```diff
@@ -64,7 +64,7 @@
       bias[j][0] = bf16lo(bw[0]), bias[j][1] = bf16hi(bw[0]), bias[j][2] = bf16lo(bw[1]), bias[j][3] = bf16hi(bw[1]);
     }
 #pragma unroll
-    for (int i = 0; i < 8; ++i) {
+    for (int i = 0; i < MB; ++i) {
       const int m = mrow0 + i * 16;
 #pragma unroll
       for (int j = 0; j < 4; ++j) {
@@ -90,7 +90,7 @@
       bias[j][0] = bf16lo(bw[0]), bias[j][1] = bf16hi(bw[0]), bias[j][2] = bf16lo(bw[1]), bias[j][3] = bf16hi(bw[1]);
     }
 #pragma unroll
-    for (int i = 0; i < 8; ++i) {
+    for (int i = 0; i < MB; ++i) {
       const int m = mrow0 + i * 16;
 #pragma unroll
       for (int jp = 0; jp < 2; ++jp) {
diff --git a/phi-3-vision-mlx_amd/csrc/p3v_runtime.hip b/phi-3-vision-mlx_amd/csrc/p3v_runtime.hip
--- a/phi-3-vision-mlx_amd/csrc/p3v_runtime.hip
+++ b/phi-3-vision-mlx_amd/csrc/p3v_runtime.hip
@@ -42,7 +42,7 @@
     {"gemv_b13_xscale", &P3vTuning::gemv_b13_xscale, 1},
     {"gemm_no_skinny", &P3vTuning::gemm_no_skinny, 0},     {"gemm_skinny_max_m", &P3vTuning::gemm_skinny_max_m, 256},
     {"gemm_skinny_s", &P3vTuning::gemm_skinny_s, 0},            {"gemm_skinny_tm128", &P3vTuning::gemm_skinny_tm128, 0},
-    {"gemm_rows", &P3vTuning::gemm_rows, 1},
+    {"gemm_rows", &P3vTuning::gemm_rows, 1},                {"gemm_tile_rows", &P3vTuning::gemm_tile_rows, -1},
     {"attn_fo_map", &P3vTuning::attn_fo_map, 2},              {"attn_fo_map_q8", &P3vTuning::attn_fo_map_q8, 0},
 };
 P3vTuning g_tuning;
diff --git a/phi-3-vision-mlx_amd/ops.py b/phi-3-vision-mlx_amd/ops.py
--- a/phi-3-vision-mlx_amd/ops.py
+++ b/phi-3-vision-mlx_amd/ops.py
@@ -342,6 +342,12 @@
 def gemv_b13_plan(N, K, epilogue, n_cu):
     out = (C.c_int32 * 4)()
     L.check(L.lib().p3v_gemv_b13_plan(int(N), int(K), int(epilogue), int(n_cu), out), "gemv_b13_plan")
+    return tuple(out)
+
+
+def gemm_plan(M, N, K, epilogue, n_cu=256):
+    out = (C.c_int32 * 4)()
+    L.check(L.lib().p3v_gemm_plan(int(M), int(N), int(K), int(epilogue), int(n_cu), out), "gemm_plan")
     return tuple(out)
 
 
```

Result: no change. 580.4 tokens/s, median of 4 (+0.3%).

EXERCISE BRIEF: In the records above, how many lines hold the string "epilogue"? Reply with only the number.

ANSWER SECTION: 4